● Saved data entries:
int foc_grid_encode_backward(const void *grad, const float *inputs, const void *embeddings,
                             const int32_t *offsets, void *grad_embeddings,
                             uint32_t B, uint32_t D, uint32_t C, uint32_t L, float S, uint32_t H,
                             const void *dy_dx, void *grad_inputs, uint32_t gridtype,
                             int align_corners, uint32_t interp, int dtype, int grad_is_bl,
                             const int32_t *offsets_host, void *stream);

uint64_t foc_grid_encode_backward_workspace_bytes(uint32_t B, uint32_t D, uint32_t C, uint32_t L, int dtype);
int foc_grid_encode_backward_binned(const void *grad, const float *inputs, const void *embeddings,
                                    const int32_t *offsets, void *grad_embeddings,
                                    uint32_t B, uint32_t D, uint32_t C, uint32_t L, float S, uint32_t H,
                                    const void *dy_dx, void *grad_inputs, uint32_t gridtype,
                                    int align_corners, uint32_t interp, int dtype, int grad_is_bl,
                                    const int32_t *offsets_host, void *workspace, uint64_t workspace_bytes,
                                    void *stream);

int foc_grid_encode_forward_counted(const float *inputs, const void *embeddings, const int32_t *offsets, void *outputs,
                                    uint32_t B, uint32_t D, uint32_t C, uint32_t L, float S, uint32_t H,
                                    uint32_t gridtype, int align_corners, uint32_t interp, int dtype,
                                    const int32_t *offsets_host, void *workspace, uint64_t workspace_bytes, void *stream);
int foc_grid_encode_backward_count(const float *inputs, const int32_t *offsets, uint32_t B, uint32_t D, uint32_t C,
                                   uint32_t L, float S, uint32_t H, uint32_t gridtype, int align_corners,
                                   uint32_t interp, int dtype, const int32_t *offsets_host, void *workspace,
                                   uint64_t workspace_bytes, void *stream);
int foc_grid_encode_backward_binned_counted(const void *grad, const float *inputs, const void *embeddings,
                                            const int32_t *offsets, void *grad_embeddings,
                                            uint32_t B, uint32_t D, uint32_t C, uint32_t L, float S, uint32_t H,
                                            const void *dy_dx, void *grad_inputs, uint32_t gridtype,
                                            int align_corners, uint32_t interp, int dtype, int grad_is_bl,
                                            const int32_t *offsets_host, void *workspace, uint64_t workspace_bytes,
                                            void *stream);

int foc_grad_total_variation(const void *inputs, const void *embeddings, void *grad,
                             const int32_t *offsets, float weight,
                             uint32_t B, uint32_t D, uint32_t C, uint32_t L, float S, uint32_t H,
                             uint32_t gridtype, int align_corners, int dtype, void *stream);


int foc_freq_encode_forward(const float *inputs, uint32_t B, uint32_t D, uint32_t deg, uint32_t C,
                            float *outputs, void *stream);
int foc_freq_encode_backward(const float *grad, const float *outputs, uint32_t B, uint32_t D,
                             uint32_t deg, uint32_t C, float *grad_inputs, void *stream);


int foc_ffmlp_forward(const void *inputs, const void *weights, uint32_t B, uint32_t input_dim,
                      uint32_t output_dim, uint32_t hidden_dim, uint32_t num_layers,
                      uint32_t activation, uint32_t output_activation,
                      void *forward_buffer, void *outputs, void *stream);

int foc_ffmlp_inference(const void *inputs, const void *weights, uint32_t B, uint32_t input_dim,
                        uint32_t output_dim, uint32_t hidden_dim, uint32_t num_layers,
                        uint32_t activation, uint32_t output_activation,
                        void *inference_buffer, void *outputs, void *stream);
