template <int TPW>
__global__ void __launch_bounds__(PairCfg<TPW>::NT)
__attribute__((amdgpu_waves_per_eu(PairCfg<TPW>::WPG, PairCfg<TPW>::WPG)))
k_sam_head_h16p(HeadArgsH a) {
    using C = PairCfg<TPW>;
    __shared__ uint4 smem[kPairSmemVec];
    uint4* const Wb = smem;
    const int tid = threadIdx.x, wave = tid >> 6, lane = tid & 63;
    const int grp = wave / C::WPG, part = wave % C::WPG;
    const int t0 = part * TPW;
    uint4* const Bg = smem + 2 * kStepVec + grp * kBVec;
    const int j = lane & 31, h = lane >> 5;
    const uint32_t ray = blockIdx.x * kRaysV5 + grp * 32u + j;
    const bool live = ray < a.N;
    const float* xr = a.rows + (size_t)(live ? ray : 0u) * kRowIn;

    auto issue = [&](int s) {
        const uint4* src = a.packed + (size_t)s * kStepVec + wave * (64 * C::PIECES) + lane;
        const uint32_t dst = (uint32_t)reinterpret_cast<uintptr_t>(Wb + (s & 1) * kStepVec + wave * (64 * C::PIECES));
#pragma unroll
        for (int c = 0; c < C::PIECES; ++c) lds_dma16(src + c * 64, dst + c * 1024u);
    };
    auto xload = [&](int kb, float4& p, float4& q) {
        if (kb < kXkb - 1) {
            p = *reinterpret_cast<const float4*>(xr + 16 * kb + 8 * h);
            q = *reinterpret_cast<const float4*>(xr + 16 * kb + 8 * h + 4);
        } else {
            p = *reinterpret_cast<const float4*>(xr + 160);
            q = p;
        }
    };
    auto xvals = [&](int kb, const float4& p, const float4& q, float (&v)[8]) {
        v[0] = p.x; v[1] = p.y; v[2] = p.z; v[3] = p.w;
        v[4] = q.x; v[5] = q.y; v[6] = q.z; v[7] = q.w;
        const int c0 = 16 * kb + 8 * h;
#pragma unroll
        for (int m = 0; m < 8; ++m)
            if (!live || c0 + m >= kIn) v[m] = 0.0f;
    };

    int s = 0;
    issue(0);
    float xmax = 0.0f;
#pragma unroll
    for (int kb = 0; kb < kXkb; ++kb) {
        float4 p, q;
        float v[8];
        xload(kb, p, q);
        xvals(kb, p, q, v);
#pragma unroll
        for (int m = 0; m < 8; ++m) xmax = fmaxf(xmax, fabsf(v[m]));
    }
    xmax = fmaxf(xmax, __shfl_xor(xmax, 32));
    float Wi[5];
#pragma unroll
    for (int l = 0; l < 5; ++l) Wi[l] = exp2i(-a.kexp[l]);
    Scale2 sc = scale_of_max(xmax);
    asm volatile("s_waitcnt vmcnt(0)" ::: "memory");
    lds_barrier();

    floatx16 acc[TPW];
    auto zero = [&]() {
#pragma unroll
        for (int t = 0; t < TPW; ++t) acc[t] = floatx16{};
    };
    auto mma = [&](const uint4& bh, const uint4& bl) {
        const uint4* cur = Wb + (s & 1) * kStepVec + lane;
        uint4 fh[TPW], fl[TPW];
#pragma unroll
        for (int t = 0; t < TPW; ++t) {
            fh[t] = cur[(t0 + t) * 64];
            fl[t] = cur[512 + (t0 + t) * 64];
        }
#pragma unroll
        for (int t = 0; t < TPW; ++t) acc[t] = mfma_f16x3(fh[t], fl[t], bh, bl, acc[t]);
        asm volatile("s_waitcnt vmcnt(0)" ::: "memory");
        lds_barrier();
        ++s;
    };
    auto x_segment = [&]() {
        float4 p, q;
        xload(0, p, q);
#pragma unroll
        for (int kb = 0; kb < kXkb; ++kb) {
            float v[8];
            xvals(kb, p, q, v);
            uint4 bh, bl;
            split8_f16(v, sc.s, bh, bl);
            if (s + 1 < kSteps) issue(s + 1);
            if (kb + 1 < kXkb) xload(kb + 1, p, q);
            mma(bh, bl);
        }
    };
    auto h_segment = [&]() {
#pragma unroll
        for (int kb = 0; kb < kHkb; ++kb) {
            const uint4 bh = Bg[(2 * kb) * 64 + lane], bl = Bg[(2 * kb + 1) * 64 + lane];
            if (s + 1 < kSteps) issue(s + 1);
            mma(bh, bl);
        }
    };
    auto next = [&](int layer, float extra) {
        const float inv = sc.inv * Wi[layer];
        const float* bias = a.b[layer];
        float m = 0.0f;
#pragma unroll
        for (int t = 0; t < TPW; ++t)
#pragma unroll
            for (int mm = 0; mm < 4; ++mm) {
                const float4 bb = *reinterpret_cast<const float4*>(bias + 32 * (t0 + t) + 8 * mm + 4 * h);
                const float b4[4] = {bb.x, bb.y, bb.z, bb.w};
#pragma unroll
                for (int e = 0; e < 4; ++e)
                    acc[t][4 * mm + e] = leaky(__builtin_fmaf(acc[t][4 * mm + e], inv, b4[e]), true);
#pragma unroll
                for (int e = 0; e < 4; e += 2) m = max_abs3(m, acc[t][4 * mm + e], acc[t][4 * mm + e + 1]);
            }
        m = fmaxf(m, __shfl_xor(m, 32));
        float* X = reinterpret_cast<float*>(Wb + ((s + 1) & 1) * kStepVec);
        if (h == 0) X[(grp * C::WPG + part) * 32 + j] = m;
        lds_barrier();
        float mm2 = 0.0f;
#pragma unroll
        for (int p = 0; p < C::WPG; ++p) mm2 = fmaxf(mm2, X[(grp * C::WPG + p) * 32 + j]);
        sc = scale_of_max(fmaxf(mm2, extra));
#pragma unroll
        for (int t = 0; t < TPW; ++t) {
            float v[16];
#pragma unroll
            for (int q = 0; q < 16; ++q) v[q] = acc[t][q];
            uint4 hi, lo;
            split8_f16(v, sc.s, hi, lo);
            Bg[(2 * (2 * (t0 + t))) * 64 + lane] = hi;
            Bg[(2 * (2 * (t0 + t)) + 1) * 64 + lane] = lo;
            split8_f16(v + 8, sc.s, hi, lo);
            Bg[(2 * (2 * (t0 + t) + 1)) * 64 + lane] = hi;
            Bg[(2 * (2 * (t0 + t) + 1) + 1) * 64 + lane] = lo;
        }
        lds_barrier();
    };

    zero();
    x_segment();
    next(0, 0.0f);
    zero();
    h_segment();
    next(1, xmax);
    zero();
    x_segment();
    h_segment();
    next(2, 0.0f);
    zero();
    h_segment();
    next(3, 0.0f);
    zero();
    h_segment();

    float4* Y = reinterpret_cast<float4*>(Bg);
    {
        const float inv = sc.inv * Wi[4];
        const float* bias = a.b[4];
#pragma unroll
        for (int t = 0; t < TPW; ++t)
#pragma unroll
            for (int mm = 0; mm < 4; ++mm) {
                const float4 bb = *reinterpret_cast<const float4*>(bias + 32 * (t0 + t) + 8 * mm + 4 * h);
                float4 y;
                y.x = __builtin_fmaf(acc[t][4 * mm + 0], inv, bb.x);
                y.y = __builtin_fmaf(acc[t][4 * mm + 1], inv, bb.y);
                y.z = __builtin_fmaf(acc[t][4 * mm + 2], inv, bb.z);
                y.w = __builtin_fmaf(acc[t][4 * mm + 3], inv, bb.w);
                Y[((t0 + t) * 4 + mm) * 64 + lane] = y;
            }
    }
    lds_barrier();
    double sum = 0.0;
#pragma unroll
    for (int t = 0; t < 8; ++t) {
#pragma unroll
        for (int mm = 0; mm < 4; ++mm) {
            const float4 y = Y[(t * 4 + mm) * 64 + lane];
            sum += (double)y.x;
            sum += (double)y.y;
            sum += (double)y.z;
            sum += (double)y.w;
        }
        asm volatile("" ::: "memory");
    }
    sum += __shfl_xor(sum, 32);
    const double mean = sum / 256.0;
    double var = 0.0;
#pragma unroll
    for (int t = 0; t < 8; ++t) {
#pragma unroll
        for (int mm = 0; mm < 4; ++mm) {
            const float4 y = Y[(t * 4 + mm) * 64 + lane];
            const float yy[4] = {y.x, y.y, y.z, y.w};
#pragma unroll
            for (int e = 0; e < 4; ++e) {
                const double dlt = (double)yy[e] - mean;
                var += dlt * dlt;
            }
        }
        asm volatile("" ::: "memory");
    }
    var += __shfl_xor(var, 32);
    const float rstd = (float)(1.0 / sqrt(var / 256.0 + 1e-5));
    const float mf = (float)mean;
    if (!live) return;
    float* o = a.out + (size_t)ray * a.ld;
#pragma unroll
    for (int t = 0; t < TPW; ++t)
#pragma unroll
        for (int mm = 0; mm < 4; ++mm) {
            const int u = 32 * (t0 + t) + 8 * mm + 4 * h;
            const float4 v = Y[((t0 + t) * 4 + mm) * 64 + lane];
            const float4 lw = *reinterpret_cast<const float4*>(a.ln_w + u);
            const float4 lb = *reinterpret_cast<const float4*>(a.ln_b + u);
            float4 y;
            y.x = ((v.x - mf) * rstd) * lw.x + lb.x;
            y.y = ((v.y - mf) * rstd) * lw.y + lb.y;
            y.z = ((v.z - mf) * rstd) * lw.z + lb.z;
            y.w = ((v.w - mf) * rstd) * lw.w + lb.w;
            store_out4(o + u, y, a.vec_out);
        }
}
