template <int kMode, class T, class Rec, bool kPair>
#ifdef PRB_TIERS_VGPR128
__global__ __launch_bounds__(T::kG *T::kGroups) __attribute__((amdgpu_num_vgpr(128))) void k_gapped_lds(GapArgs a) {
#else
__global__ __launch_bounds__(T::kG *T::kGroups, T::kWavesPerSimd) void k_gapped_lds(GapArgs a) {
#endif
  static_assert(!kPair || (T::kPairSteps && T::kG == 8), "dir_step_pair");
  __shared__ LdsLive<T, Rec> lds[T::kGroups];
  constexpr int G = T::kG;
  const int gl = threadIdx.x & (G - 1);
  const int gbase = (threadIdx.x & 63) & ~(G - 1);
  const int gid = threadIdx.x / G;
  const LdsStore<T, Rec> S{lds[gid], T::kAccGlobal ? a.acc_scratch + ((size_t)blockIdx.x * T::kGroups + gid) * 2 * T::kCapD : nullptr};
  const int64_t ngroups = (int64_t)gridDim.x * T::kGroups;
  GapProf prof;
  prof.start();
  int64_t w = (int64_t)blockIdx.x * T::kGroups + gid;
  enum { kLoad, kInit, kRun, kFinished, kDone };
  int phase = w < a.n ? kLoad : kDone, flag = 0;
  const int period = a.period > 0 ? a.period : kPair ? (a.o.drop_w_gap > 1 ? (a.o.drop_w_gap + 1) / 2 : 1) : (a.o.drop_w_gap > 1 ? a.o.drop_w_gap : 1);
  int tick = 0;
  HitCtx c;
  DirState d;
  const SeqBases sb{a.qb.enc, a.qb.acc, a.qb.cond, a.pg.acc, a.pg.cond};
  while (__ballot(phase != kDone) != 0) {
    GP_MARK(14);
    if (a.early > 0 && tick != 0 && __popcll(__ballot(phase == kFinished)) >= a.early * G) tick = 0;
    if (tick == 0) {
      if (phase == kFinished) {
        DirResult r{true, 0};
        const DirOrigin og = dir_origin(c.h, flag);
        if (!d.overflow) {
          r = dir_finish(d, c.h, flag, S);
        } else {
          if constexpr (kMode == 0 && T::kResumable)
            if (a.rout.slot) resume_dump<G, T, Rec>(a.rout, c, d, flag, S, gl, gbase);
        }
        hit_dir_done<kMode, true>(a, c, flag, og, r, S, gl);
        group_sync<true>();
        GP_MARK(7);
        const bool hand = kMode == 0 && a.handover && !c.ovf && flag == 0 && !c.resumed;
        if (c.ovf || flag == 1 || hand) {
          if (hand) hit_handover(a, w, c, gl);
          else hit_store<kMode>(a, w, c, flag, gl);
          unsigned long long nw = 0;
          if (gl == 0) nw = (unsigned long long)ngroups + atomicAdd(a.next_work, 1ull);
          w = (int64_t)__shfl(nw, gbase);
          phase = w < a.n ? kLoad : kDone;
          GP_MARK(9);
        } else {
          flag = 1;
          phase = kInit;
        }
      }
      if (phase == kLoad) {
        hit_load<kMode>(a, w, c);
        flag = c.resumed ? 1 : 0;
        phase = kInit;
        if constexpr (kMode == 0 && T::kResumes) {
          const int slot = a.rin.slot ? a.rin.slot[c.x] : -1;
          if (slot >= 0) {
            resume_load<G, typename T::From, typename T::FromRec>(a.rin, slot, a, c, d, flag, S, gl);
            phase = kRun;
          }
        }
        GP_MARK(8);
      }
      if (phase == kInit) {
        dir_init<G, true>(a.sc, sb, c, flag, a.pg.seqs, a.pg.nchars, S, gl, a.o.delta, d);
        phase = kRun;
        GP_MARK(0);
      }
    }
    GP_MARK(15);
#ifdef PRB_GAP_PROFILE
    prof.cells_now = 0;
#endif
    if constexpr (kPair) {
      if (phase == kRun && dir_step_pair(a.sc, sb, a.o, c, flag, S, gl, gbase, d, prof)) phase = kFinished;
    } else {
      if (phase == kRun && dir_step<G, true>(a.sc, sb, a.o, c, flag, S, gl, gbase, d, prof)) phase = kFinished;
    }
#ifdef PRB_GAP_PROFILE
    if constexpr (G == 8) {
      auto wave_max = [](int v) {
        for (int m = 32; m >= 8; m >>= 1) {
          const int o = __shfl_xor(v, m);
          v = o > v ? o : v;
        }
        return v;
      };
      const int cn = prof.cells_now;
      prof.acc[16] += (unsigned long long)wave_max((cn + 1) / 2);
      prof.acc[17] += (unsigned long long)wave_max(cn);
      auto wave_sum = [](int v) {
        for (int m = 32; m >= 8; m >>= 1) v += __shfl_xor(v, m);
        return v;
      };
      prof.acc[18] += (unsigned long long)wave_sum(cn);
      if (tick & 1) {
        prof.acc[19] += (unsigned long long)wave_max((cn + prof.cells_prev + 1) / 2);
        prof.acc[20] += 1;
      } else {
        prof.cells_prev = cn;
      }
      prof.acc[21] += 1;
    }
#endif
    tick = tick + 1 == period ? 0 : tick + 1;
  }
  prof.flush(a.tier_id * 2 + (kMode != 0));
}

● The problem: What is needed is every line of the records that contains the word "kLoad".

● Solution:
  enum { kLoad, kInit, kRun, kFinished, kDone };
  int phase = w < a.n ? kLoad : kDone, flag = 0;
          phase = w < a.n ? kLoad : kDone;
      if (phase == kLoad) {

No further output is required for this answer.